# Roof sales pitch book



## 1800carter

I own a remodeling company in San Diego. We have been doing windows and exterior coating for a while and are adding roofing to our services. We are a canvas and event marketing company and need to add a roof sales pitch book for our sales team. Does anyone have a good roof pitch book for the 1 sit close that I can use as an example to build ours? Any help is much appreciated.


----------



## Grumpy

I can sell you mine. How much is it worth to you and what details would you consider mandatory or necessary in a pitch book? You looking for a picture presentation book or you looking for closing scripts?


----------



## siddle

Check this thread. http://www.roofingtalk.com/f4/free-sales-book-roofing-pitch-book-796/

You can get a free pitch book that will help you get more jobs.
____________________

Absolute Steel— Steel building and carport kits with nationwide jobsite delivery. Easy DIY—America’s easiest to install building system. Watch the video & see for yourself.


----------



## siddle

Check this thread by daviddeschaine at http://www.roofingtalk.com/f4/sales-training-10-roofing-closes-video-1190/#post8790. He had posted a FREE Video To Help You With Closing More Roofing Sales. Hope this will be helpful to you as well.
________________________
Absolute Steel— Steel building and carport kits with nationwide jobsite delivery.

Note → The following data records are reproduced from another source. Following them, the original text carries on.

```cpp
int ppqhip_mx_pack(const float* x, uint8_t* elements, uint8_t* scales, int64_t outer, int64_t axis_len, int64_t inner, int format,
                   void* stream);
typedef struct ppqhip_mx_pack_job {
    const float* x;
    uint8_t* elements;
    uint8_t* scales;
    int64_t outer, axis_len, inner;
    int32_t format, reserved;
} ppqhip_mx_pack_job;
int ppqhip_mx_pack_multi(const ppqhip_mx_pack_job* jobs, int num_jobs, void* stream);
int ppqhip_mx_unpack(const uint8_t* elements, const uint8_t* scales, float* y, int64_t outer, int64_t axis_len, int64_t inner,
                     int format, void* stream);
typedef struct ppqhip_mx_unpack_job {
    const uint8_t* elements;
    const uint8_t* scales;
    float* y;
    int64_t outer, axis_len, inner;
    int32_t format, reserved;
} ppqhip_mx_unpack_job;
int ppqhip_mx_unpack_multi(const ppqhip_mx_unpack_job* jobs, int num_jobs, void* stream);

int ppqhip_mx_gemm(const uint8_t* a_elements, const uint8_t* a_scales, int a_format, const uint8_t* b_elements,
                   const uint8_t* b_scales, int b_format, const float* bias, float* c, int64_t m, int64_t n, int64_t k,
                   void* stream);

int ppqhip_mx_conv2d(const uint8_t* x_elements, const uint8_t* x_scales, int x_format, const uint8_t* w_elements,
                     const uint8_t* w_scales, int w_format, const float* bias, float* y, int64_t n, int64_t c, int64_t h, int64_t w,
                     int64_t o, int64_t kh, int64_t kw, int64_t stride_h, int64_t stride_w, int64_t pad_h, int64_t pad_w,
                     int64_t dil_h, int64_t dil_w, void* stream);

#define PPQHIP_PROF_MAX_KERNELS 48
typedef struct {
    char name[48];
    int64_t launches;
    double total_ms;
    double total_bytes;
} ppqhip_prof_entry;
int ppqhip_prof_enable(int on);
int ppqhip_prof_collect(ppqhip_prof_entry* entries, int max_entries);
double ppqhip_prof_event_overhead_us(void* stream, int pairs);

#ifdef __cplusplus
}
#endif
#endif
```

### ppq_amd/_lib.py

```python
import ctypes
import os

_HERE = os.path.dirname(os.path.abspath(__file__))
LIB_PATH = os.path.join(_HERE, 'libppq_hip.so')

c_f32p = ctypes.c_void_p
c_i32p = ctypes.c_void_p
c_f64p = ctypes.c_void_p
c_i64 = ctypes.c_int64
c_int = ctypes.c_int
c_flt = ctypes.c_float
c_vp = ctypes.c_void_p

ABI_VERSION = 4


class ProfEntry(ctypes.Structure):
    _fields_ = [('name', ctypes.c_char * 48), ('launches', ctypes.c_int64),
                ('total_ms', ctypes.c_double), ('total_bytes', ctypes.c_double)]
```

Easy DIY—America’s easiest to install building system. Watch the video & see for yourself.


----------



## 1800carter

thanks guy. I already downloaded that pitch book. I was looking for something a bit more sophisticated.


----------



## 1800carter

Grumpy said:


> I can sell you mine. How much is it worth to you and what details would you consider mandatory or necessary in a pitch book? You looking for a picture presentation book or you looking for closing scripts?




I would like to hear what your pitch book contains. our windows and exterior coating pitch books have about 40 front and back pages to them. We guide our clients down a path to pinpoint the right product for their needs. If your roof pitch book is like that in a way I would love to hear a bit more of what it contains before we talk price


----------



## Grumpy

The pitch book is currently 40 pages. Some of that is pictures and addresses of completed jobs which I would delete, leaving the pitch book at about 30 pages (I didn't actually count).

The book starts with a something similiar to a table of contents so the sales rep can explain what he's about to explain. Then it goes into the installation process step by step from setup, tear off, underlayments, shingles, flashings, ventilation, various details, etc... there are pictures of each step because a picture speaks 1000 words. 

It's a word document. Pictures and text can be easily removed, added or swapped out. 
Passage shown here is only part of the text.